▶ _Exercise material_
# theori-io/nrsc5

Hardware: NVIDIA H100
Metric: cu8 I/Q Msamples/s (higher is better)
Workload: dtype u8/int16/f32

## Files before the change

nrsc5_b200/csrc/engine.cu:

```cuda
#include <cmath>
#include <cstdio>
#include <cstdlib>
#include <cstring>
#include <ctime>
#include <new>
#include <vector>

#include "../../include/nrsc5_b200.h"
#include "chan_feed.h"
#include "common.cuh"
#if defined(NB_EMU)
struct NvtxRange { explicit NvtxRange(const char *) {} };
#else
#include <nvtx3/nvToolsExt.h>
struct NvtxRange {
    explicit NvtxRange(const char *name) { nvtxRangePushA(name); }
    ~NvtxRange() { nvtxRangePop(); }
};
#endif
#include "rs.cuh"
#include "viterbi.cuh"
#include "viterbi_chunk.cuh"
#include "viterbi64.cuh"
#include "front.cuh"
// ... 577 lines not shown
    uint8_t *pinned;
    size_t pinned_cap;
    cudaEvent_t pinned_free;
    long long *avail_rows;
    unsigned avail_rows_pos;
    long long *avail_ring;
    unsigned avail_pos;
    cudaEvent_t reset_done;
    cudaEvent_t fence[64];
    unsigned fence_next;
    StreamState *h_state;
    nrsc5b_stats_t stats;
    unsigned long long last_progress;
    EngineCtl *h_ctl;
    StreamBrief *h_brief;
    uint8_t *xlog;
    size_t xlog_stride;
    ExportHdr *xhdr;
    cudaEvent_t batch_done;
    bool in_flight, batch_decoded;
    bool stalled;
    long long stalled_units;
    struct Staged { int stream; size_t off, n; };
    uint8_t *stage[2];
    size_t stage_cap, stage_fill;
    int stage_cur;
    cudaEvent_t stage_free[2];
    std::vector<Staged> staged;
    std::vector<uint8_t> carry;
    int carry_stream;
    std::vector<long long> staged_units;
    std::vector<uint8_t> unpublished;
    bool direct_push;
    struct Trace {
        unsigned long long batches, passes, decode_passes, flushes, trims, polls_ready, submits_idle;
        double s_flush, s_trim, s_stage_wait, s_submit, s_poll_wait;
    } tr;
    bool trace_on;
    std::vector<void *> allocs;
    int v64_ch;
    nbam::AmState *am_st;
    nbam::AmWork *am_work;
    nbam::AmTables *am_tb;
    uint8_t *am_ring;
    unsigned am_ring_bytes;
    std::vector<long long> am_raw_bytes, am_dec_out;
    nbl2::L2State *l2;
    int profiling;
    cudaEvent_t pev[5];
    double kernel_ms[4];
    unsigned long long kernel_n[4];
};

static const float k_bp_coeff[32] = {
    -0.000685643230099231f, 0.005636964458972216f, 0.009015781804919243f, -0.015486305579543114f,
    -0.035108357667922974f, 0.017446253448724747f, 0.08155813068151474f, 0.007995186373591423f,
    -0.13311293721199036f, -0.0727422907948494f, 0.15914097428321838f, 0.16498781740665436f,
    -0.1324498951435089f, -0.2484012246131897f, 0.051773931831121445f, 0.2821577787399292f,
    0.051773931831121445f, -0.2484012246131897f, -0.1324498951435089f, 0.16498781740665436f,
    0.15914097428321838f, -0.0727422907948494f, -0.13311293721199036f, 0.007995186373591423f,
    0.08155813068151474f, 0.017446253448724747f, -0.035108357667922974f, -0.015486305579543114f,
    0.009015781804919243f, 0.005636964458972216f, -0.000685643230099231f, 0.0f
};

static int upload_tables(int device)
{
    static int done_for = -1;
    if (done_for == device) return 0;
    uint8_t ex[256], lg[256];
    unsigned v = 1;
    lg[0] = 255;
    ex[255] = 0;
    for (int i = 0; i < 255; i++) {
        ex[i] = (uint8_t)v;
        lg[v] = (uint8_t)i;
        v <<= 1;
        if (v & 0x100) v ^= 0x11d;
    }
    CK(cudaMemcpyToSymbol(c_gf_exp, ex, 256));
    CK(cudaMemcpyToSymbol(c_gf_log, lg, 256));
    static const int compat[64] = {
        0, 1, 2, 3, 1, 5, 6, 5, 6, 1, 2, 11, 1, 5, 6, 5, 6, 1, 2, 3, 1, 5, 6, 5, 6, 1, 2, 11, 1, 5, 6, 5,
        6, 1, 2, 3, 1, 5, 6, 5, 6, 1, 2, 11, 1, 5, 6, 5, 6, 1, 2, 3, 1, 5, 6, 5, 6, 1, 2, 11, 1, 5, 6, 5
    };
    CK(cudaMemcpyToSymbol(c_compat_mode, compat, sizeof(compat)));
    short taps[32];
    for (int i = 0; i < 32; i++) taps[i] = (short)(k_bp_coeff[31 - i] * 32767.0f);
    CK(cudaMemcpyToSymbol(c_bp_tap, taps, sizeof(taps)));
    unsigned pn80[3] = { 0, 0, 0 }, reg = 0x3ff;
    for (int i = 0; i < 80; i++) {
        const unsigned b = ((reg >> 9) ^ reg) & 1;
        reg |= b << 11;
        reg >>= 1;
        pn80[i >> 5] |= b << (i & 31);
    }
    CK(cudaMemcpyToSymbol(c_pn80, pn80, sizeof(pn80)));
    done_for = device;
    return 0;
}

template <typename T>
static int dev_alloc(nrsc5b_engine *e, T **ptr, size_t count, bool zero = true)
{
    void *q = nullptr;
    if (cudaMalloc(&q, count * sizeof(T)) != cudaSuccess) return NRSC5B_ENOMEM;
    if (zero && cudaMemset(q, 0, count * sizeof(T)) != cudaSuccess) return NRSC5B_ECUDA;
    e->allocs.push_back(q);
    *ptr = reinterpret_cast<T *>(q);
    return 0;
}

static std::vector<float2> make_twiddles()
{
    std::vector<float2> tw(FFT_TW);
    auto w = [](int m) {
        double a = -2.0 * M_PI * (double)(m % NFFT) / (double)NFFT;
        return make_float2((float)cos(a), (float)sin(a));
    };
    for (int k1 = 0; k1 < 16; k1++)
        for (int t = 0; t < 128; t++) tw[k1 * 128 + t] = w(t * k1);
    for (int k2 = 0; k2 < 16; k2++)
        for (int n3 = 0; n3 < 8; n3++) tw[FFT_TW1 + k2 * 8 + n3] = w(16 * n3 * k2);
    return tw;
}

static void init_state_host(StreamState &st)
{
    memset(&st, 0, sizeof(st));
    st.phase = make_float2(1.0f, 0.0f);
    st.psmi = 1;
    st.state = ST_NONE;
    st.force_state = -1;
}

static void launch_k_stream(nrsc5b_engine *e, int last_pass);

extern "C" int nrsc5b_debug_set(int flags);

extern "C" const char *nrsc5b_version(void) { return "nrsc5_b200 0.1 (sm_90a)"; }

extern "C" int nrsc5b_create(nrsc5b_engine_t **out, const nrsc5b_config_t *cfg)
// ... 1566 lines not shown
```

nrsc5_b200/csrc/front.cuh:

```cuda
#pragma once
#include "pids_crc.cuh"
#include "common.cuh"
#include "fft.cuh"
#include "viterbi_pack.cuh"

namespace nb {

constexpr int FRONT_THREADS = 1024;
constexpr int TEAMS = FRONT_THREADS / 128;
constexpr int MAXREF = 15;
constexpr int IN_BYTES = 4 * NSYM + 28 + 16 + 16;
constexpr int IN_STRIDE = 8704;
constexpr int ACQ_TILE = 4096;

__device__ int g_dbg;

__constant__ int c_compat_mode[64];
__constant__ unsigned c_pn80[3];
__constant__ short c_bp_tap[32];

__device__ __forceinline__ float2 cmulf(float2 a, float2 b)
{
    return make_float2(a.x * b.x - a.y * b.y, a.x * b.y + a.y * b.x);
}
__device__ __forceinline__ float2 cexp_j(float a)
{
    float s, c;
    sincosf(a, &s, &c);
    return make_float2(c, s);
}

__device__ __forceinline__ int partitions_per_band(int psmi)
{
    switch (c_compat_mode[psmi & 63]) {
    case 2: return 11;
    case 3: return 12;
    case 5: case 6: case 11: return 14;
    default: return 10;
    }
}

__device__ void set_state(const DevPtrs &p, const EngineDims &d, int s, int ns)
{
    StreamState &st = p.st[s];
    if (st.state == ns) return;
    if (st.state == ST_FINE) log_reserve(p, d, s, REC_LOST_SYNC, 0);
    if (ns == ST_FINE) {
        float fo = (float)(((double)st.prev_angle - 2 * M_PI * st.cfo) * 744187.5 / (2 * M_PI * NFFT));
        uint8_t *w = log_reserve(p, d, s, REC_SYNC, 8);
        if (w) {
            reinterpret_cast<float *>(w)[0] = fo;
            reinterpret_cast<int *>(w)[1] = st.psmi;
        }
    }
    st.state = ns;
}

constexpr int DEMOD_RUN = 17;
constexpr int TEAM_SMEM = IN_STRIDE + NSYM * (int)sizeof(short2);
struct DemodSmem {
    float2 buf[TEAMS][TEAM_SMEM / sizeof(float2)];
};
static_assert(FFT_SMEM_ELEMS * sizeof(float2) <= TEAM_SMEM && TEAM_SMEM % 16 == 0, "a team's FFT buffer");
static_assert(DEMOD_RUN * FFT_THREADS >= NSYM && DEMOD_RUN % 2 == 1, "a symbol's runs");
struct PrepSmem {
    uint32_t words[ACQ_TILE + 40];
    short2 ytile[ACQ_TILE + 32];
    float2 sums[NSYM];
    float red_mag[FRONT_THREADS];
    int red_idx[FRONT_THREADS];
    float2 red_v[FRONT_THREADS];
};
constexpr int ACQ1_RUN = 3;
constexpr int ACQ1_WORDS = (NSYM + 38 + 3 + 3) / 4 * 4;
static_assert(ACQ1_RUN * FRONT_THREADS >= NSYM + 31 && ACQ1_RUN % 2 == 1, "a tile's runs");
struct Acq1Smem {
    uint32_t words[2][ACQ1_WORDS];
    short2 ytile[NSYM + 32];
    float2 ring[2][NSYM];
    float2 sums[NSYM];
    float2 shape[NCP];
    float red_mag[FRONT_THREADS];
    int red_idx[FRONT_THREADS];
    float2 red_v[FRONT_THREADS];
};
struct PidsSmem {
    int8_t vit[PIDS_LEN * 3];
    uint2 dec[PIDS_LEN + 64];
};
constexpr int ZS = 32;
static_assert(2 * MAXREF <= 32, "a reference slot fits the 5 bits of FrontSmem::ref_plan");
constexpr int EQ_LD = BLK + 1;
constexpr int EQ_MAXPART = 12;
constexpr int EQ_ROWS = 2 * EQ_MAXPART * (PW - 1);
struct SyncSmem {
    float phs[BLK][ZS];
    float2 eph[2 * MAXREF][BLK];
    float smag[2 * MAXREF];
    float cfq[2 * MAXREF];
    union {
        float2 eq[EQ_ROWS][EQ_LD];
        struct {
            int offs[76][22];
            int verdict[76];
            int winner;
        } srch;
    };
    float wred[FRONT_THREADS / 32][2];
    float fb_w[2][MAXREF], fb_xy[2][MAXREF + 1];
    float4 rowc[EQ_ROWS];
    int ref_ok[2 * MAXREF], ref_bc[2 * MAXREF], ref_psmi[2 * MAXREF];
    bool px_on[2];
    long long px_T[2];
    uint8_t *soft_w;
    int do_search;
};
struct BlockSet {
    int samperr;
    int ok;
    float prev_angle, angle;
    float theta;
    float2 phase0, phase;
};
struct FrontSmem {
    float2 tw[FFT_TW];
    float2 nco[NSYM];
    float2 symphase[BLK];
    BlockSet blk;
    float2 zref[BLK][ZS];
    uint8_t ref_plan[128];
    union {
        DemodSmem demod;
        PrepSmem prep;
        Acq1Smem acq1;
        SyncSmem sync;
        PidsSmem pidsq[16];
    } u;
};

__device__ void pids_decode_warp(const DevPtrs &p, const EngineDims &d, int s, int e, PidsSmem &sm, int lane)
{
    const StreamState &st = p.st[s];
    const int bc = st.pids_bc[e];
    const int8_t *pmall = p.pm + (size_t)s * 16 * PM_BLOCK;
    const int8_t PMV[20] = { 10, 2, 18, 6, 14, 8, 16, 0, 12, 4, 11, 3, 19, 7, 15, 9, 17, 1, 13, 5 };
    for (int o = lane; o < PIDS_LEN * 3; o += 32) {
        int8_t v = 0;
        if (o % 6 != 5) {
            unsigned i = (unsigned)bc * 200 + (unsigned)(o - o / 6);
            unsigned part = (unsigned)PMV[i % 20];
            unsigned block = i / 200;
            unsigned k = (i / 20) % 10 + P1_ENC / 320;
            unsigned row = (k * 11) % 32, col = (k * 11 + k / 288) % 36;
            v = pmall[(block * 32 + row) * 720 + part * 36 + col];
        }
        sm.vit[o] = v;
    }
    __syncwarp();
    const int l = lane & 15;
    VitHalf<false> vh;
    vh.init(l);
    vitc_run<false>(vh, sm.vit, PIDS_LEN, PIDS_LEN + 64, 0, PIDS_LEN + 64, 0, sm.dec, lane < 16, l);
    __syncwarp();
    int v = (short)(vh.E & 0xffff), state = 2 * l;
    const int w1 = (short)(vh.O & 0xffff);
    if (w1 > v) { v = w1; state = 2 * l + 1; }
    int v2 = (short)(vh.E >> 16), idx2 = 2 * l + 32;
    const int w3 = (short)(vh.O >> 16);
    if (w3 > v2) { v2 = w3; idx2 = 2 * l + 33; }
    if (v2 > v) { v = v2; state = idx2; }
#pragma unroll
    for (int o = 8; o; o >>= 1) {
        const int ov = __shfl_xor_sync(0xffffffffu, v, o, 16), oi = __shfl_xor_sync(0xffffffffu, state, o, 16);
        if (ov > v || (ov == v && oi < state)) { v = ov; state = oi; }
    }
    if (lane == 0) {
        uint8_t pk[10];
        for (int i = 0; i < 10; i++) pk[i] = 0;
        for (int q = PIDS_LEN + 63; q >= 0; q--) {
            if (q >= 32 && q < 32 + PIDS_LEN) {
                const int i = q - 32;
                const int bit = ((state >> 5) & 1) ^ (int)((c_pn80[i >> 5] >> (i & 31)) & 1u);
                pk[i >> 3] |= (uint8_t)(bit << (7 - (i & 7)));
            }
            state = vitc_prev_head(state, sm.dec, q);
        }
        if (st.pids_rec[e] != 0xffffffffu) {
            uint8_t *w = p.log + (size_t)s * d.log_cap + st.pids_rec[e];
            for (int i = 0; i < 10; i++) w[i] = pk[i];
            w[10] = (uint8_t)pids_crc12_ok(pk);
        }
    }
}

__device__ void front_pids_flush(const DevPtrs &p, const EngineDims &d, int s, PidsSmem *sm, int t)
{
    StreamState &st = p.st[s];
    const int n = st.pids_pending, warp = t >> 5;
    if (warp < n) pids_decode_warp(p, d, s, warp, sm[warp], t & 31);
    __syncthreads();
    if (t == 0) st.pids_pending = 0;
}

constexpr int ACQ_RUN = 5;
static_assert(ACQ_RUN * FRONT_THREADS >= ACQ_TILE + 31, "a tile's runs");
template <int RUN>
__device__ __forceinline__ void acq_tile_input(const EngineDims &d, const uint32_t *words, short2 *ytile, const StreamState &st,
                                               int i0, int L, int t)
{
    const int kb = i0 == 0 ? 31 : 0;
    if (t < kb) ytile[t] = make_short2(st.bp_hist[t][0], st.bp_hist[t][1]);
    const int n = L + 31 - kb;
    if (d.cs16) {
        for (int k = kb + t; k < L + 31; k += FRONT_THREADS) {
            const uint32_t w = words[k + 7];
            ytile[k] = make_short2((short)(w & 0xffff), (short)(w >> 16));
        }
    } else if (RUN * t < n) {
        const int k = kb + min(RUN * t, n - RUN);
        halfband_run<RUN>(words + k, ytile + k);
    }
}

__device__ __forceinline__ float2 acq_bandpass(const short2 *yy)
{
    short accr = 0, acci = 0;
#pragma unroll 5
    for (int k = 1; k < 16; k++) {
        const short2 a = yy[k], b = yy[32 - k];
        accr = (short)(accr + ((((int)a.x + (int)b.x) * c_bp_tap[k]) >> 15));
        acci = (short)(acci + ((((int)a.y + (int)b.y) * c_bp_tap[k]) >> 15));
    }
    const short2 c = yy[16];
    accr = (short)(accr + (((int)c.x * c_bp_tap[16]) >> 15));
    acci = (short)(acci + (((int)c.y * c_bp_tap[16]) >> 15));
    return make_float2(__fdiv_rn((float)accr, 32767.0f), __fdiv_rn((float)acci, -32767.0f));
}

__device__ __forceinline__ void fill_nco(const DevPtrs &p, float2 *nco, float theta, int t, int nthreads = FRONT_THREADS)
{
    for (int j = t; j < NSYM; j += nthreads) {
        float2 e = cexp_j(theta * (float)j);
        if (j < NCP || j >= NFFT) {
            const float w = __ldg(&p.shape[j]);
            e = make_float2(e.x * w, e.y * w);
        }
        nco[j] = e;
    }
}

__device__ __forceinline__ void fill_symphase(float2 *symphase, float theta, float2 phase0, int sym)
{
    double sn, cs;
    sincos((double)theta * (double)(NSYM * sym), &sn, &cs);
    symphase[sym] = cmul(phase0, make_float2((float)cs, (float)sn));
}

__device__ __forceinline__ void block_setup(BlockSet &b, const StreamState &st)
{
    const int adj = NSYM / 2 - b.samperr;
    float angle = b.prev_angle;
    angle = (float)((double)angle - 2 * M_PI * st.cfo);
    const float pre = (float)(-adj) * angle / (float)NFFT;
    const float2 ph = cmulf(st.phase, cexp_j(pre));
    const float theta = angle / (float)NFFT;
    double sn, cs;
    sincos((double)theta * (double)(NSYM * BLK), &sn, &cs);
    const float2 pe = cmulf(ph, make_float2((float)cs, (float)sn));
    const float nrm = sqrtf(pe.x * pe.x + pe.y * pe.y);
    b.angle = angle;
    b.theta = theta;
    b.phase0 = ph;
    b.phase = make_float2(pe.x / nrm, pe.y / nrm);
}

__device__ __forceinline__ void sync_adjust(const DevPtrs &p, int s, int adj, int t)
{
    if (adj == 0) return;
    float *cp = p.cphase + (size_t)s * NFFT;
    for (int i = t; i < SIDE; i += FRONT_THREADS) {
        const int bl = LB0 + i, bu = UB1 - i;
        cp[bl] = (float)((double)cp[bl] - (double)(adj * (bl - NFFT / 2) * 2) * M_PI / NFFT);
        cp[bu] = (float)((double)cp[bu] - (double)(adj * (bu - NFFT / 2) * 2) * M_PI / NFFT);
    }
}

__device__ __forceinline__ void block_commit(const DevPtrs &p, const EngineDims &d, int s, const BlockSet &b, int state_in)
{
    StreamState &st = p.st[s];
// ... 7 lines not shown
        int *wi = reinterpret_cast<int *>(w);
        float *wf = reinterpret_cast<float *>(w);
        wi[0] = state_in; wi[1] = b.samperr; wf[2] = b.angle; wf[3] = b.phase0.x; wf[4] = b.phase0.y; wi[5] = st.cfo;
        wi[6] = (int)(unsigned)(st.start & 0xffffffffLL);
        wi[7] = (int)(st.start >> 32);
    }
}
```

▶ _Instructions for the task_
The lines to copy are those above that contain "nthreads".

▶ _Output for this task_
__device__ __forceinline__ void fill_nco(const DevPtrs &p, float2 *nco, float theta, int t, int nthreads = FRONT_THREADS)
    for (int j = t; j < NSYM; j += nthreads) {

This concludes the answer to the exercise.